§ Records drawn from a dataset
# GANtastic3/MaskCycleGAN-VC

Measured on AMD Instinct MI355X. Metric: train iters/s (full G+D step), 80x64 mel bs=1, higher is better.
Workload: dtype f32

## Files before the change

### maskcyclegan-vc_amd/csrc/trunk.h

```cpp
#pragma once
#include <hip/hip_runtime.h>

enum TrunkMode { TRUNK_PLAIN = 0, TRUNK_IN = 1, TRUNK_IN_GLU = 2 };

struct TrunkArgs {
    const float* a0; const float* a1;
    const float* bias0; const float* bias1;
    const float* x; long long x_sc; long long x_sb;
    int Cin, KW, K;
    int M, Mtot;
    int B, T4, N;
    float* conv_out; long long c_sc; long long c_sb;
    int accumulate;
    int slab_all;
    float* slabs; long long slab_stride;
    float* stats;
    const float* gamma0; const float* beta0; const float* gamma1; const float* beta1;
    float* y; const float* res; long long y_sn; long long y_sc;
    float eps;
    int mode;
    int pre;
    int pre_C;
    const float* pre_x;
    int pre_xB;
// ... 17 lines not shown
    float* stats;
    float* y; long long y_sn, y_sc;
    const float* res;
    int Cin, KW, M, mode;
    int rows;
};
#define MCVC_TRUNK_NET_LAYERS 13
struct TrunkFwdNetArgs {
    TrunkLayerDesc L[MCVC_TRUNK_NET_LAYERS];
    int nlayers, B, T4;
    int x_floats;
    float eps;
    unsigned* sync;
    int fault_inject;
};
int mcvc_trunk_set_fault_inject(int on);
int mcvc_trunk_set_passes_in_flight(int n);
bool mcvc_trunk_net_applies(int B, int T4);
int mcvc_trunk_fwd_net_launch(TrunkFwdNetArgs& a, hipStream_t s);
#define MCVC_TRUNK_SYNC_WORDS 32

struct TrunkBwdLayerDesc {
    const float* wt;
    const float* dy;
    const float* px;
    int pxB;
    const float* stats;
    const float* g0; const float* b0; const float* g1; const float* b1;
    float* xout;
    float* dg0; float* db0; float* dg1; float* db1;
    float* out;
    int pre, C, M, rows;
    int flags;
};
enum { TBWD_ACCUMULATE = 1,
       TBWD_DY_FRESH = 2,
       TBWD_SLAB_DY = 4, TBWD_SLAB_OUT = 8 };
#define MCVC_TRUNK_BWD_LAYERS 12
struct TrunkBwdNetArgs {
    TrunkBwdLayerDesc L[MCVC_TRUNK_BWD_LAYERS];
    int nlayers, B, T4, x_floats;
    const float* slabs; long long slab_stride; int nslab;
    unsigned* sync;
    unsigned* err;
    int fault_inject;
};
bool mcvc_trunk_bwd_net_applies(int B, int T4);
int mcvc_trunk_bwd_net_launch(TrunkBwdNetArgs& a, hipStream_t s);
```

### maskcyclegan-vc_amd/csrc/trunk_kernels.hip

```cpp
#include "mcvc_common.h"
#include "trace.h"
#include "launch.h"
#include "trunk.h"

#define MFMA16(a, b, c) __builtin_amdgcn_mfma_f32_16x16x4f32((a), (b), (c), 0, 0, 0)

namespace {

constexpr int kTrunkWaves = 8;
constexpr int kTrunkThreads = 64 * kTrunkWaves;

__host__ __device__ inline int trunk_doff(int KW) { return KW == 3 ? 4 : 0; }
__host__ __device__ inline int trunk_tp(int T4, int KW) { return T4 + trunk_doff(KW); }
__host__ __device__ inline int trunk_rs(int B, int T4, int KW)
{
    int rs = B * trunk_tp(T4, KW);
    if (KW == 3) { while ((rs & 7) != 4) ++rs; }
    else { while ((rs & 3) != 2) ++rs; }
    return rs;
}
__host__ __device__ inline int trunk_na(int N) { return (N + 15) >> 4; }
constexpr int kRedPitch = 80;
__host__ __device__ inline int trunk_epi_floats(int NA) { return kTrunkWaves * NA * 4 * kRedPitch + 16 * (16 * NA + 1) + 16 * 8 * 2 + 16; }

// ... 600 lines not shown
                if (!ok) __hip_atomic_store(a.sync + MCVC_TRUNK_SYNC_WORDS - 1, 1u + (unsigned)l, __ATOMIC_RELAXED, __HIP_MEMORY_SCOPE_AGENT);
                flag[0] = ok ? 1.f : 0.f;
            }
            asm volatile("s_waitcnt lgkmcnt(0)" ::: "memory");
            __builtin_amdgcn_s_barrier();
            if (flag[0] == 0.f) {
                const TrunkLayerDesc& dl = a.L[a.nlayers - 1];
                const int N = a.B * a.T4;
                for (int tile = blockIdx.x; tile < dl.M / dl.rows; tile += gridDim.x)
                    for (int i = tid; i < dl.rows * N; i += kNetThreads) {
                        const int row = i / N, col = i - row * N, b = col / a.T4, t = col - b * a.T4;
                        dl.y[(long long)b * dl.y_sn + (long long)(tile * dl.rows + row) * dl.y_sc + t] = __builtin_nanf("");
                    }
                return;
            }
        }
        if (d.KW == 3) net_stage_x<3>(d.x, Xs, d.Cin, a.B, a.T4, tid, l > 0); else net_stage_x<1>(d.x, Xs, d.Cin, a.B, a.T4, tid, l > 0);
        __syncthreads();
        const bool wt = (l + 1 < a.nlayers);
        for (int tile = blockIdx.x; tile < ntiles; tile += gridDim.x) {
            if (tile != (int)blockIdx.x) { if (d.KW == 3) net_load_w<3>(d, tile, w3); else net_load_w<1>(d, tile, w1); net_load_e(d, a.B, a.T4, tile, pe); }
            if (d.KW == 3) net_tile<3, NA>(d, a.B, a.T4, a.eps, tile, Xs, epi, wt, w3, pe);
            else net_tile<1, NA>(d, a.B, a.T4, a.eps, tile, Xs, epi, wt, w1, pe);
        }
        if (wt) {
            asm volatile("s_waitcnt vmcnt(0)" ::: "memory");
            __syncthreads();
            if (tid == 0 && !(a.fault_inject && l == 0 && blockIdx.x == 0))
                __hip_atomic_fetch_add(a.sync + l, 1u, __ATOMIC_RELAXED, __HIP_MEMORY_SCOPE_AGENT);
        }
    }
}

__device__ __forceinline__ void bnet_stage_pre(const TrunkBwdNetArgs& a, const TrunkBwdLayerDesc& d, float* Xs, float* rsum, int B, int T4, int tid)
{
    constexpr int DOFF = 4;
    const int TP = T4 + DOFF, RS = trunk_rs(B, T4, 3);
    const int C = d.C;
    const bool pglu = (d.pre == 2);
    const int Cx = pglu ? 2 * C : C;
    const int PB = d.pxB > 0 ? d.pxB : B;
    const float invT = 1.0f / (float)T4;
    const int E = (T4 + 3) >> 2;
    const int items = Cx * B * 4;
    const int nwg = (int)gridDim.x, me = (int)blockIdx.x;
    if (T4 == 16 && !(d.flags & TBWD_SLAB_DY) && ((reinterpret_cast<unsigned long long>(d.dy) | reinterpret_cast<unsigned long long>(d.px) |
                                                   reinterpret_cast<unsigned long long>(d.xout)) & 15ull) == 0) {
        constexpr int U = 4;
        const bool fresh = (d.flags & TBWD_DY_FRESH) != 0;
        const __amdgpu_buffer_rsrc_t rs = __builtin_amdgcn_make_buffer_rsrc(const_cast<float*>(d.dy), 0, C * B * 16 * 4, 0x00020000);
        for (int it0 = 0; it0 < items; it0 += U * kNetThreads) {
            float4 vd[U], v0[U], v1[U];
            float g0[U], b0[U], g1[U], b1[U], m0[U], r0[U], m1[U], r1[U];
#pragma unroll
            for (int u = 0; u < U; ++u) {
                const int item = it0 + u * kNetThreads + tid;
                const bool live = item < items;
                const int q4 = item & 3, row = live ? (item >> 2) : 0;
                const int cx = row / B, b = row - cx * B;
                const bool gate = pglu && cx >= C;
                const int c = gate ? cx - C : cx;
                const long long ro = ((long long)c * B + b) * 16 + q4 * 4;
                const long long po = ((long long)c * PB + b) * 16 + q4 * 4;
                vd[u] = fresh ? __builtin_bit_cast(float4, __builtin_amdgcn_raw_buffer_load_b128(rs, (int)(ro * 4), 0, 16))
                              : *reinterpret_cast<const float4*>(d.dy + ro);
                v0[u] = *reinterpret_cast<const float4*>(d.px + po);
                v1[u] = pglu ? *reinterpret_cast<const float4*>(d.px + po + (long long)C * PB * 16) : make_float4(0.f, 0.f, 0.f, 0.f);
                g0[u] = d.g0[c]; b0[u] = d.b0[c];
                g1[u] = pglu ? d.g1[c] : 0.f; b1[u] = pglu ? d.b1[c] : 0.f;
                const float* st = d.stats + (long long)b * Cx * 2;
                m0[u] = st[2 * c]; r0[u] = st[2 * c + 1];
                m1[u] = pglu ? st[2 * (c + C)] : 0.f; r1[u] = pglu ? st[2 * (c + C) + 1] : 1.f;
            }
#pragma unroll
            for (int u = 0; u < U; ++u) {
                const int item = it0 + u * kNetThreads + tid;
                const bool live = item < items;
                const int q4 = item & 3, row = live ? (item >> 2) : 0;
                const int cx = row / B, b = row - cx * B;
                const bool gate = pglu && cx >= C;
                const float dv[4] = {vd[u].x, vd[u].y, vd[u].z, vd[u].w};
                const float x0[4] = {v0[u].x, v0[u].y, v0[u].z, v0[u].w};
                const float x1[4] = {v1[u].x, v1[u].y, v1[u].z, v1[u].w};
                float dzv[4], xhv[4];
                float s1 = 0.f, s2 = 0.f;
#pragma unroll
                for (int e = 0; e < 4; ++e) {
                    const float xh0 = (x0[e] - m0[u]) * r0[u];
                    float dz, xh;
                    if (pglu) {
                        const float xh1 = (x1[e] - m1[u]) * r1[u];
                        const float sg = sigmoidf_(xh1 * g1[u] + b1[u]);
                        if (gate) { dz = dv[e] * (xh0 * g0[u] + b0[u]) * sg * (1.0f - sg); xh = xh1; }
                        else { dz = dv[e] * sg; xh = xh0; }
                    } else { dz = dv[e]; xh = xh0; }
                    dzv[e] = live ? dz : 0.f; xhv[e] = live ? xh : 0.f;
                    s1 += dzv[e]; s2 += dzv[e] * xhv[e];
                }
                s1 += __shfl_xor(s1, 1, 64); s2 += __shfl_xor(s2, 1, 64);
                s1 += __shfl_xor(s1, 2, 64); s2 += __shfl_xor(s2, 2, 64);
                if (live) {
                    const bool mine = (cx % nwg) == me;
                    const float gr = gate ? g1[u] * r1[u] : g0[u] * r0[u];
                    float o[4];
#pragma unroll
                    for (int e = 0; e < 4; ++e) o[e] = gr * (dzv[e] - s1 * invT - xhv[e] * (s2 * invT));
                    *reinterpret_cast<float4*>(Xs + cx * RS + b * TP + DOFF + q4 * 4) = make_float4(o[0], o[1], o[2], o[3]);
                    if (mine) *reinterpret_cast<float4*>(d.xout + ((long long)cx * B + b) * 16 + q4 * 4) = make_float4(o[0], o[1], o[2], o[3]);
                    if (q4 == 0 && mine) { rsum[((cx / nwg) * B + b) * 2] = s1; rsum[((cx / nwg) * B + b) * 2 + 1] = s2; }
                }
            }
        }
    } else
    for (int it0 = 0; it0 < items; it0 += kNetThreads) {
        const int item = it0 + tid;
        const bool live = item < items;
        const int q4 = item & 3, row = live ? (item >> 2) : 0;
        const int cx = row / B, b = row - cx * B;
        const bool gate = pglu && cx >= C;
        const int c = gate ? cx - C : cx;
        const float g0 = d.g0[c], b0 = d.b0[c];
        const float g1 = pglu ? d.g1[c] : 0.f, b1 = pglu ? d.b1[c] : 0.f;
        const float* st = d.stats + (long long)b * Cx * 2;
        const float m0 = st[2 * c], r0 = st[2 * c + 1];
        const float m1 = pglu ? st[2 * (c + C)] : 0.f, r1 = pglu ? st[2 * (c + C) + 1] : 1.f;
        const int t0 = q4 * E;
        const float* dyr = d.dy + ((long long)c * B + b) * T4 + t0;
        const float* x0r = d.px + ((long long)c * PB + b) * T4 + t0;
        const float* x1r = d.px + ((long long)(c + C) * PB + b) * T4 + t0;
        float vd[8], v0[8], v1[8];
#pragma unroll
        for (int e = 0; e < 8; ++e) {
            const bool ok = live && e < E && (t0 + e) < T4;
            vd[e] = ok ? ((d.flags & TBWD_DY_FRESH) ? __hip_atomic_load(dyr + e, __ATOMIC_RELAXED, __HIP_MEMORY_SCOPE_AGENT) : dyr[e]) : 0.f;
            if (ok && (d.flags & TBWD_SLAB_DY))
                for (int sl = 1; sl < a.nslab; ++sl) vd[e] += a.slabs[(long long)(sl - 1) * a.slab_stride + ((long long)c * B + b) * T4 + t0 + e];
            v0[e] = ok ? x0r[e] : 0.f; v1[e] = (ok && pglu) ? x1r[e] : 0.f;
        }
        float dzv[8], xhv[8];
        float s1 = 0.f, s2 = 0.f;
#pragma unroll
        for (int e = 0; e < 8; ++e) {
            const bool ok = e < E && (t0 + e) < T4;
            const float xh0 = (v0[e] - m0) * r0;
            float dz, xh;
            if (pglu) {
                const float xh1 = (v1[e] - m1) * r1;
                const float sg = sigmoidf_(xh1 * g1 + b1);
                if (gate) { dz = vd[e] * (xh0 * g0 + b0) * sg * (1.0f - sg); xh = xh1; }
                else { dz = vd[e] * sg; xh = xh0; }
            } else { dz = vd[e]; xh = xh0; }
            dzv[e] = ok ? dz : 0.f; xhv[e] = ok ? xh : 0.f;
            s1 += dzv[e]; s2 += dzv[e] * xhv[e];
        }
        s1 += __shfl_xor(s1, 1, 64); s2 += __shfl_xor(s2, 1, 64);
        s1 += __shfl_xor(s1, 2, 64); s2 += __shfl_xor(s2, 2, 64);
        if (live) {
            const bool mine = (cx % nwg) == me;
            const float gr = gate ? g1 * r1 : g0 * r0;
            float* xrow = Xs + cx * RS + b * TP + DOFF;
            float* od = mine ? (d.xout + ((long long)cx * B + b) * T4 + t0) : nullptr;
#pragma unroll
            for (int e = 0; e < 8; ++e) {
                if (e < E && (t0 + e) < T4) {
                    const float dxv = gr * (dzv[e] - s1 * invT - xhv[e] * (s2 * invT));
                    xrow[t0 + e] = dxv;
                    if (od) od[e] = dxv;
                }
            }
            if (q4 == 0 && mine) { rsum[((cx / nwg) * B + b) * 2] = s1; rsum[((cx / nwg) * B + b) * 2 + 1] = s2; }
        }
    }
    trunk_zero_gaps(Xs, Cx, B, TP, RS, DOFF, tid, kNetThreads);
    __syncthreads();
    for (int j = tid; j * nwg + me < Cx; j += kNetThreads) {
        const int cx = j * nwg + me;
        const bool gate = pglu && cx >= C;
        const int c = gate ? cx - C : cx;
        float dgam = 0.f, dbet = 0.f;
        for (int b = 0; b < B; ++b) { dbet += rsum[(j * B + b) * 2]; dgam += rsum[(j * B + b) * 2 + 1]; }
        float* dg = gate ? d.dg1 : d.dg0;
        float* db = gate ? d.db1 : d.db0;
        if (dg) dg[c] += dgam;
        if (db) db[c] += dbet;
    }
}
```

§ The task
From the records above, copy every line that includes the word "csrc".

§ Answer box
### maskcyclegan-vc_amd/csrc/trunk.h
### maskcyclegan-vc_amd/csrc/trunk_kernels.hip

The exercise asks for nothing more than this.